Local models—the meme of an ideal church in the mind of
the
building committee and the congregation. It is clear to me that certain
churches were regarded widely as ideal models—the epitome of what
a church should look like. The Presbyterian church in Westfield is one
I often cite as the model for more than a dozen buildings in the central
part of the state. The George Street Methodist church, the Reformed church
in Hackensack, and the
First Presbyterian church in Trenton were all widely copied models. A
delegation of Quakers from Crosswicks visited
several Pennsylvania meetinghouses before settling on the one from Buckingham
as their choice, and the Crosswicks meetinghouse probably served, in
turn, as a model for others.
5.
Influential churchmen, donors, and architects, especially
in the
upscale churches. The engagement of an architect was not possible for
smaller congregations, of course, but by the middle of the nineteenth
century congregations with social or civic aspirations knew that a qualified
architect was necessary if they were to realize their goal of erecting
an important church. Anglican Bishop Doane was among the first in the
state to do so, but Catholic parishes whose massive brick and stone edifices
could not be designed or erected without professional help, were invariably
assisted by highly accomplished architects who worked on a national scale.
I suspect that Catholic bishops, one of whom was Doane's son, had a significant
role in the selection of the architect rather than devolving that responsibility
to the local parish priest.
Which
of these factors were most important? That is difficult to say without
additional information, which is usually missing from the printed
record. Occasionally, we can make some reasonable inferences—St.
Peter's church in Morristown dropped its original architect
and engaged a member of the congregation, Charles McKim, one of the leading
architects
of the period. Given his status, it is reasonable to assume that he had
friends on the vestry and the building committee; he had recently spent
considerable time touring the Gothic structures of Europe, so I assume
that he was consulted on the original plan, reacted negatively, and was
asked
to redesign the church.

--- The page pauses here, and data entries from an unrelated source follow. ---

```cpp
template <typename TO, bool PP, int FB>
__global__ void __launch_bounds__(512, 2) conv_igemm256_kernel(Conv256Args p) {
  constexpr int BM = 32 * FB, BMR = 256, BN = 256, BK = 64;
  constexpr int BUF = (BMR + BN) * 128;
  extern __shared__ __attribute__((aligned(16))) char smem[];

  int nwg = p.tiles_m * p.tiles_n;
  int bid = blockIdx.x;
  {
    int q = nwg / 8, r = nwg % 8, xcd = bid % 8, loc = bid / 8;
    bid = (xcd < r ? xcd * (q + 1) : r * (q + 1) + (xcd - r) * q) + loc;
  }
  int tile_n = bid % p.tiles_n, tile_m = bid / p.tiles_n;
  int m0 = tile_m * BM, n0 = tile_n * BN;

  const bf16_t* __restrict__ X = (const bf16_t*)p.x;
// ... 556 lines not shown
  a.sk = SplitK{0, 0, 0, 0}; a.mask_pitch = 0; a.second.on = 0;
  a.x = x; a.w = w; a.y = y; a.bias = bias; a.residual = residual; a.mask_ref = mask_ref;
  a.N = N; a.H = H; a.W = W; a.C = C; a.K = K; a.R = R; a.S = S; a.stride = stride; a.pad = pad;
  a.OH = OH; a.OW = OW; a.ldy = ldy; a.oy_mul = oy_mul; a.OHf = OHf; a.OWf = OWf; a.relu = relu;
  a.Kgemm = R * S * C; a.M = N * OH * OW;
  size_t xb = (size_t)N * H * W * C * 2, wb = (size_t)K * R * S * C * 2;
  UNIT_CHECK_ARG(xb < 0xFFFFFFF0ull && wb < 0xFFFFFFF0ull, "conv_big: operand larger than 4 GiB");
  a.x_bytes = (unsigned)xb; a.w_bytes = (unsigned)wb;
  a.ex = EpiExtra{nullptr, nullptr, nullptr, 0}; a.ex_on = 0;
  a.x2 = nullptr; a.x2_bytes = 0; a.cb_split = 0; a.ratio2 = 1; a.pm_ncls = 0;
  set_div_magics(a);
  { int rc = unit_fill_second(a.second, second, R, S, stride, pad, oy_mul, (size_t)C * 2); if (rc != UNIT_OK) return rc; }
  if (K == 0 || (a.M == 0 && !a.second.on)) return UNIT_OK;
  hipStream_t st = (hipStream_t)stream;
  if (variant == 0) variant = 8;
  if (a.second.on) {
    UNIT_CHECK_ARG(out_dtype == UNIT_BF16 && (ldy & 7) == 0 && (variant == 8 || variant == 12), "conv_big: pair launches: bf16 output, ldy % 8 == 0, variant 0 / 8 / 12");
    return unit_conv256_p8_launch(a, out_dtype, true, false, st);
  }
  auto fewer_with_224 = [&] {
    long n_tiles = cdiv(K, 256);
    long c256 = (long)cdiv((long)cdiv(a.M, 256) * n_tiles, 256) * 256, c224 = (long)cdiv((long)cdiv(a.M, 224) * n_tiles, 256) * 224;
    return c224 < c256;
  };
  if (variant == 6) {
    bool halo_ok = out_dtype == UNIT_BF16 && (ldy & 7) == 0 && R == 3 && S == 3 && stride == 1 && pad == 1 && H == 7 && W == 7 &&
                   OH == 7 && OW == 7;
    if (!halo_ok) { unit_set_error("conv_big: variant 6 needs a bf16-out 3x3 s1 p1 conv on 7x7 maps"); return UNIT_ERR_UNSUPPORTED; }
    return launch256_halo7(a, st);
  }
  if (variant == 11) return unit_conv256_p8m_launch(a, out_dtype, st);
  if (variant == 12) return unit_conv256_p8_launch(a, out_dtype, true, false, st);
  if (variant >= 7 && variant <= 10) {
    bool r224 = variant == 9 || (variant == 10 && fewer_with_224());
    if (variant == 8 && out_dtype == UNIT_BF16 && (ldy & 7) == 0 && R == 3 && S == 3 && stride == 1 &&
        pad == 1 && OH == H && OW == W && oy_mul == 1 && OHf == OH && OWf == OW && H * W <= 4096 && (size_t)N * H * W * ldy * 2 < 0xFFFFFFF0ull)
      build_position_classes(a);
    return unit_conv256_p8_launch(a, out_dtype, variant >= 8, r224, st);
  }
  bool rows224 = variant == 3 || (variant == 5 && fewer_with_224());
  if (out_dtype == UNIT_BF16) {
    if (variant == 2) return launch256_k32<bf16_t>(a, st);
    if (variant == 1) return launch256<bf16_t, true, 8>(a, st);
    return rows224 ? launch256<bf16_t, false, 7>(a, st) : launch256<bf16_t, false, 8>(a, st);
  }
  if (out_dtype == UNIT_F32) {
    if (variant == 2) return launch256_k32<float>(a, st);
    if (variant == 1) return launch256<float, true, 8>(a, st);
    return rows224 ? launch256<float, false, 7>(a, st) : launch256<float, false, 8>(a, st);
  }
  unit_set_error("conv_big: unsupported out dtype");
  return UNIT_ERR_UNSUPPORTED;
}
// ... 74 lines not shown
                                     second, stream, 3);
    case 4: return unit_conv_x3_impl(x, w, y, bias, residual, mask_ref, mask_c, N, H, W, C, K, R, S, stride, pad, OH, OW, ldy, oy_mul, OHf, OWf, relu, tile,
                                     second, stream, 2);
  }
  unit_set_error("conv_pair: kernel 0 (generic), 1 (mid), 2 (big), 3 (bf16x3), 4 (bf16x3, two segments)");
  return UNIT_ERR_ARG;
}


extern "C" size_t unit_conv_pool_partial_floats(int M, int ldy) { return (size_t)cdiv(M, 128) * 4 * (size_t)ldy; }

extern "C" int unit_conv2d_fwd_big_ex(const void* x, const void* w, void* y, const float* bias, const void* residual,
                                      const unsigned char* mask_bits, unsigned char* relu_bits, float* pool_partial, int pool_rows,
                                      int N, int H, int W, int C, int K, int R, int S, int pad, int ldy, int relu, const void* x2, int C2,
                                      int variant, void* stream) {
  UNIT_CHECK_ARG(variant == 0 || variant == 8 || variant == 11, "conv_big_ex: variant 0 (default), 8 (16x16x32 MFMA) or 11 (32x32x16 MFMA)");
  UNIT_CHECK_ARG(x2 == nullptr || (R == 1 && S == 1 && pad == 0 && C2 > 0 && C2 % C == 0 && ((uintptr_t)x2 % 16 == 0)),
                 "conv_big_ex: a second input needs a 1x1 conv and C2 a multiple of C");
  UNIT_CHECK_ARG(C % 64 == 0 && (x2 == nullptr || C2 % 64 == 0), "conv_big_ex: C must be a multiple of 64");
  UNIT_CHECK_ARG(ldy % 8 == 0 && ldy >= K, "conv_big_ex: ldy must be a multiple of 8 and >= K");
  UNIT_CHECK_ARG(y != nullptr || pool_partial != nullptr, "conv_big_ex: no output requested");
  UNIT_CHECK_ARG((mask_bits == nullptr && relu_bits == nullptr) || ldy % 64 == 0, "conv_big_ex: bit masks need ldy % 64 == 0");
  UNIT_CHECK_ARG(pool_partial == nullptr || pool_rows >= 44, "conv_big_ex: a 128-row wave tile must span at most 4 pooling segments");
  UNIT_CHECK_ARG(((uintptr_t)x % 16 == 0) && ((uintptr_t)w % 16 == 0) && ((uintptr_t)y % 16 == 0), "conv_big_ex: 16B alignment");
  int OH = H + 2 * pad - R + 1, OW = W + 2 * pad - S + 1;
  UNIT_CHECK_ARG(OH > 0 && OW > 0, "conv_big_ex: empty output");
  Conv256Args a;
  a.sk = SplitK{0, 0, 0, 0}; a.mask_pitch = 0; a.second.on = 0;
  a.x = x; a.w = w; a.y = y; a.bias = bias; a.residual = residual; a.mask_ref = nullptr;
  const int Ct = C + (x2 ? C2 : 0);
  a.N = N; a.H = H; a.W = W; a.C = Ct; a.K = K; a.R = R; a.S = S; a.stride = 1; a.pad = pad;
  a.OH = OH; a.OW = OW; a.ldy = ldy; a.oy_mul = 1; a.OHf = OH; a.OWf = OW; a.relu = relu;
  a.Kgemm = R * S * Ct; a.M = N * OH * OW;
  size_t xb = (size_t)N * H * W * C * 2, wb = (size_t)K * R * S * Ct * 2, x2b = x2 ? (size_t)N * H * W * C2 * 2 : 0;
  UNIT_CHECK_ARG(xb < 0xFFFFFFF0ull && wb < 0xFFFFFFF0ull && x2b < 0xFFFFFFF0ull, "conv_big_ex: operand larger than 4 GiB");
  a.x_bytes = (unsigned)xb; a.w_bytes = (unsigned)wb;
  a.x2 = x2; a.x2_bytes = (unsigned)x2b; a.cb_split = C / 64; a.ratio2 = x2 ? C2 / C : 1; a.pm_ncls = 0;
  set_div_magics(a);
  a.ex = EpiExtra{relu_bits, mask_bits, pool_partial, pool_rows}; a.ex_on = 1;
  if (a.M == 0 || K == 0) return UNIT_OK;
  if (variant == 11) return unit_conv256_p8m_launch(a, UNIT_BF16, (hipStream_t)stream);
  return unit_conv256_p8_launch(a, UNIT_BF16, true, false, (hipStream_t)stream);
}

template <typename T>
__global__ void pool_finish_kernel(const float* __restrict__ part, int R, int rows, int ldy, int K, T* __restrict__ out, int ldo) {
  int r = blockIdx.x;
  int w0 = (r * rows) / 128, w1 = (r * rows + rows - 1) / 128;
  float inv = (float)rows;
  int seg0 = r - (w0 * 128) / rows, seg1 = r - (w1 * 128) / rows;
  const float* p0 = part + ((size_t)w0 * 4 + seg0) * ldy;
  const float* p1 = part + ((size_t)w1 * 4 + seg1) * ldy;
  if ((K & 7) == 0 && (ldy & 3) == 0) {
    for (int n = threadIdx.x * 8; n < K; n += blockDim.x * 8) {
      f32x4 a0 = *reinterpret_cast<const f32x4*>(p0 + n), a1 = *reinterpret_cast<const f32x4*>(p0 + n + 4);
      f32x4 b0 = {0.f, 0.f, 0.f, 0.f}, b1 = {0.f, 0.f, 0.f, 0.f};
      if (w1 != w0) { b0 = *reinterpret_cast<const f32x4*>(p1 + n); b1 = *reinterpret_cast<const f32x4*>(p1 + n + 4); }
// ... 74 lines not shown
```

### unit_amd/csrc/conv_igemm256p8.hip

```cpp
#include "conv_igemm256.h"
#include "conv_epilogue.h"

#ifndef UNIT_DBGP8
#define UNIT_DBGP8 0
#endif

#ifdef UNIT_EPI_STAMP
__device__ unsigned long long g_stamp[32 * 16];
extern "C" int unit_debug_read_stamps(unsigned long long* host_out) {
  return (int)hipMemcpyFromSymbol(host_out, HIP_SYMBOL(g_stamp), sizeof(unsigned long long) * 32 * 16, 0, hipMemcpyDeviceToHost);
}
#define P8_STAMP(i) do { if (stamp) stamp[(i)] = __builtin_amdgcn_s_memtime(); } while (0)
#else
#define P8_STAMP(i) do { } while (0)
#endif

#define MFMA_BF16(A, B, C) __builtin_amdgcn_mfma_f32_16x16x32_bf16(__builtin_bit_cast(bf16x8, A), __builtin_bit_cast(bf16x8, B), C, 0, 0, 0)
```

Builder Elijah Hopping designed three Presbyterian
churches in 1834-35 in Whippany, East
Hanover, and New Vernon;
they are basically built to the same plan although the façades
are different. Do we mark that up to Presbyterian tradition, personal
contacts,
or a low bid? Architect Oscar Teale probably designed more than one of
the nabob's mansions in
Plainfield,
which I
suspect
lead
to commissions
to
design three rather different churches in that city and in North Plainfield: German
Reformed,
Seventh Day Baptist and Unitarian. Beyond
that, the answer to our question is probably unknowable.
There
are two Greek Revival churches in Chester (Morris). The Presbyterian church
was built in 1851 in a design common to central Jersey—an
in antis entry with two Ionic columns and four pilasters.
The Congregational
church was erected five years later with a full Doric portico, which
is fairly unusual in the state although a similar design was erected
in nearby Mt. Olive five years earlier.
Rather than adopt the newly fashionable Gothic mode—an unconventional
design for a Congregational body with roots in New England—the
church chose to stick with Greek Revival, but insisted, I surmise, that
their church had to be different
from the Presbyterian one. Predictable? Not necessarily; there are a
dozen congregations within 15 miles of Somerville that built essentially identical
Greek Revival churches within a few years of each other.
“Most buildings still sufficiently follow
broader cultural impulses that they can readily be seen as possessing an identifiable
style common to other buildings in the period,” notes architectural historian
Mark Gelernter. So the point is that although we must understand the history
of major architectural traditions if we would understand our own churchscape,
there are local and peculiar circumstances that may influence why a particular
style was chosen, or how that particular style was employed. It may be that the
most interesting story lies in the local and peculiar, if we can discover it.